Instructions to follow: Restate the entire listing word for word.

Material provided:
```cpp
template <int T>
__global__ void pattern_write_kernel(DevN n_active_d, const int32_t* __restrict__ active_rows, int bs,
                                     const int32_t* __restrict__ tmp, const int32_t* __restrict__ len,
                                     const int64_t* __restrict__ indptr, int32_t* __restrict__ indices)
{
  const int64_t n_active = dev_n(n_active_d);
  const int64_t i = (int64_t)blockIdx.x * blockDim.x + threadIdx.x;
  const int64_t ri = i / 8;
  if (ri >= n_active) return;
  const int n = len[ri];
  const int64_t r = active_rows ? (int64_t)active_rows[ri] : ri;
  if (bs == 1)
  {
    const int4* src = reinterpret_cast<const int4*>(tmp + ri * T);
    const int64_t ob = indptr[r];
    for (int k4 = (int)(i - ri * 8); 4 * k4 < n; k4 += 8)
    {
      const int4 v = src[k4];
      const int k = 4 * k4;
// ... 2930 lines not shown
```

Measured before the change: 1.254 billion DOF/s.

## Vectorize inactive-row handling per wavefront using ballot-detected contiguous row runs

Replaces per-tile all-or-nothing inactive handling in deactivation, value zeroing and indptr/indices construction with a per-wavefront scheme. It ballots 16-row groups that are fully inactive and merges them into contiguous runs, then fills those runs with wide vector stores, falling back to per-row work only for mixed groups. Partially active tiles near the level-set surface get coalesced stores instead of scattered per-row ones. The deactivation kernel also skips checking the diagonal pattern when the pattern was built from the same plan. The cost is more complex wave-level control flow with shuffles and ballots, and it depends on the fixed tile/group sizes set by the static_asserts.

```diff
diff --git a/cutfemx_amd/csrc/cfx_device.h b/cutfemx_amd/csrc/cfx_device.h
--- a/cutfemx_amd/csrc/cfx_device.h
+++ b/cutfemx_amd/csrc/cfx_device.h
@@ -22,15 +22,111 @@
   return dim3((unsigned)g);
 }
 
-__device__ __forceinline__ void block_fill_run(double* __restrict__ p, int n, double v)
+__device__ __forceinline__ void fill_run(double* __restrict__ p, int64_t n, double v, int t, int nt)
 {
   const int head = (int)((reinterpret_cast<uintptr_t>(p) >> 3) & 1) & (n > 0 ? 1 : 0);
-  if (threadIdx.x == 0 && head) p[0] = v;
-  const int npair = (n - head) >> 1;
+  if (t == 0 && head) p[0] = v;
+  const int64_t npair = (n - head) >> 1;
   double2* q = reinterpret_cast<double2*>(p + head);
   const double2 vv = make_double2(v, v);
-  for (int k = threadIdx.x; k < npair; k += blockDim.x) q[k] = vv;
-  if (threadIdx.x == 0 && ((n - head) & 1)) p[n - 1] = v;
+  for (int64_t k = t; k < npair; k += nt) q[k] = vv;
+  if (t == 0 && ((n - head) & 1)) p[n - 1] = v;
+}
+__device__ __forceinline__ void iota_run(int32_t* __restrict__ p, int n, int32_t v0, int t, int nt)
+{
+  const int head = min(n, (int)((0u - (unsigned)(reinterpret_cast<uintptr_t>(p) >> 2)) & 3u));
+  if (t < head) p[t] = v0 + t;
+  const int nquad = (n - head) >> 2;
+  int4* q = reinterpret_cast<int4*>(p + head);
+  for (int k = t; k < nquad; k += nt)
+  {
+    const int32_t v = v0 + head + 4 * k;
+    q[k] = make_int4(v, v + 1, v + 2, v + 3);
+  }
+  const int done = head + 4 * nquad;
+  if (t < n - done) p[done + t] = v0 + done + t;
+}
+__device__ __forceinline__ bool iota_run_holds(const int32_t* __restrict__ p, int n, int32_t v0, int t, int nt)
+{
+  const int head = min(n, (int)((0u - (unsigned)(reinterpret_cast<uintptr_t>(p) >> 2)) & 3u));
+  bool ok = t >= head || p[t] == v0 + t;
+  const int nquad = (n - head) >> 2;
+  const int4* q = reinterpret_cast<const int4*>(p + head);
+  for (int k = t; k < nquad; k += nt)
+  {
+    const int32_t v = v0 + head + 4 * k;
+    const int4 w = q[k];
+    ok = ok && w.x == v && w.y == v + 1 && w.z == v + 2 && w.w == v + 3;
+  }
+  const int done = head + 4 * nquad;
+  return ok && (t >= n - done || p[done + t] == v0 + done + t);
+}
+
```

Worked solution:
```cpp
template <int T>
__global__ void pattern_write_kernel(DevN n_active_d, const int32_t* __restrict__ active_rows, int bs,
                                     const int32_t* __restrict__ tmp, const int32_t* __restrict__ len,
                                     const int64_t* __restrict__ indptr, int32_t* __restrict__ indices)
{
  const int64_t n_active = dev_n(n_active_d);
  const int64_t i = (int64_t)blockIdx.x * blockDim.x + threadIdx.x;
  const int64_t ri = i / 8;
  if (ri >= n_active) return;
  const int n = len[ri];
  const int64_t r = active_rows ? (int64_t)active_rows[ri] : ri;
  if (bs == 1)
  {
    const int4* src = reinterpret_cast<const int4*>(tmp + ri * T);
    const int64_t ob = indptr[r];
    for (int k4 = (int)(i - ri * 8); 4 * k4 < n; k4 += 8)
    {
      const int4 v = src[k4];
      const int k = 4 * k4;
// ... 2930 lines not shown
```

Measured before the change: 1.254 billion DOF/s.

## Vectorize inactive-row handling per wavefront using ballot-detected contiguous row runs

Replaces per-tile all-or-nothing inactive handling in deactivation, value zeroing and indptr/indices construction with a per-wavefront scheme. It ballots 16-row groups that are fully inactive and merges them into contiguous runs, then fills those runs with wide vector stores, falling back to per-row work only for mixed groups. Partially active tiles near the level-set surface get coalesced stores instead of scattered per-row ones. The deactivation kernel also skips checking the diagonal pattern when the pattern was built from the same plan. The cost is more complex wave-level control flow with shuffles and ballots, and it depends on the fixed tile/group sizes set by the static_asserts.

```diff
diff --git a/cutfemx_amd/csrc/cfx_device.h b/cutfemx_amd/csrc/cfx_device.h
--- a/cutfemx_amd/csrc/cfx_device.h
+++ b/cutfemx_amd/csrc/cfx_device.h
@@ -22,15 +22,111 @@
   return dim3((unsigned)g);
 }
 
-__device__ __forceinline__ void block_fill_run(double* __restrict__ p, int n, double v)
+__device__ __forceinline__ void fill_run(double* __restrict__ p, int64_t n, double v, int t, int nt)
 {
   const int head = (int)((reinterpret_cast<uintptr_t>(p) >> 3) & 1) & (n > 0 ? 1 : 0);
-  if (threadIdx.x == 0 && head) p[0] = v;
-  const int npair = (n - head) >> 1;
+  if (t == 0 && head) p[0] = v;
+  const int64_t npair = (n - head) >> 1;
   double2* q = reinterpret_cast<double2*>(p + head);
   const double2 vv = make_double2(v, v);
-  for (int k = threadIdx.x; k < npair; k += blockDim.x) q[k] = vv;
-  if (threadIdx.x == 0 && ((n - head) & 1)) p[n - 1] = v;
+  for (int64_t k = t; k < npair; k += nt) q[k] = vv;
+  if (t == 0 && ((n - head) & 1)) p[n - 1] = v;
+}
+__device__ __forceinline__ void iota_run(int32_t* __restrict__ p, int n, int32_t v0, int t, int nt)
+{
+  const int head = min(n, (int)((0u - (unsigned)(reinterpret_cast<uintptr_t>(p) >> 2)) & 3u));
+  if (t < head) p[t] = v0 + t;
+  const int nquad = (n - head) >> 2;
+  int4* q = reinterpret_cast<int4*>(p + head);
+  for (int k = t; k < nquad; k += nt)
+  {
+    const int32_t v = v0 + head + 4 * k;
+    q[k] = make_int4(v, v + 1, v + 2, v + 3);
+  }
+  const int done = head + 4 * nquad;
+  if (t < n - done) p[done + t] = v0 + done + t;
+}
+__device__ __forceinline__ bool iota_run_holds(const int32_t* __restrict__ p, int n, int32_t v0, int t, int nt)
+{
+  const int head = min(n, (int)((0u - (unsigned)(reinterpret_cast<uintptr_t>(p) >> 2)) & 3u));
+  bool ok = t >= head || p[t] == v0 + t;
+  const int nquad = (n - head) >> 2;
+  const int4* q = reinterpret_cast<const int4*>(p + head);
+  for (int k = t; k < nquad; k += nt)
+  {
+    const int32_t v = v0 + head + 4 * k;
+    const int4 w = q[k];
+    ok = ok && w.x == v && w.y == v + 1 && w.z == v + 2 && w.w == v + 3;
+  }
+  const int done = head + 4 * nquad;
+  return ok && (t >= n - done || p[done + t] == v0 + done + t);
+}
+
```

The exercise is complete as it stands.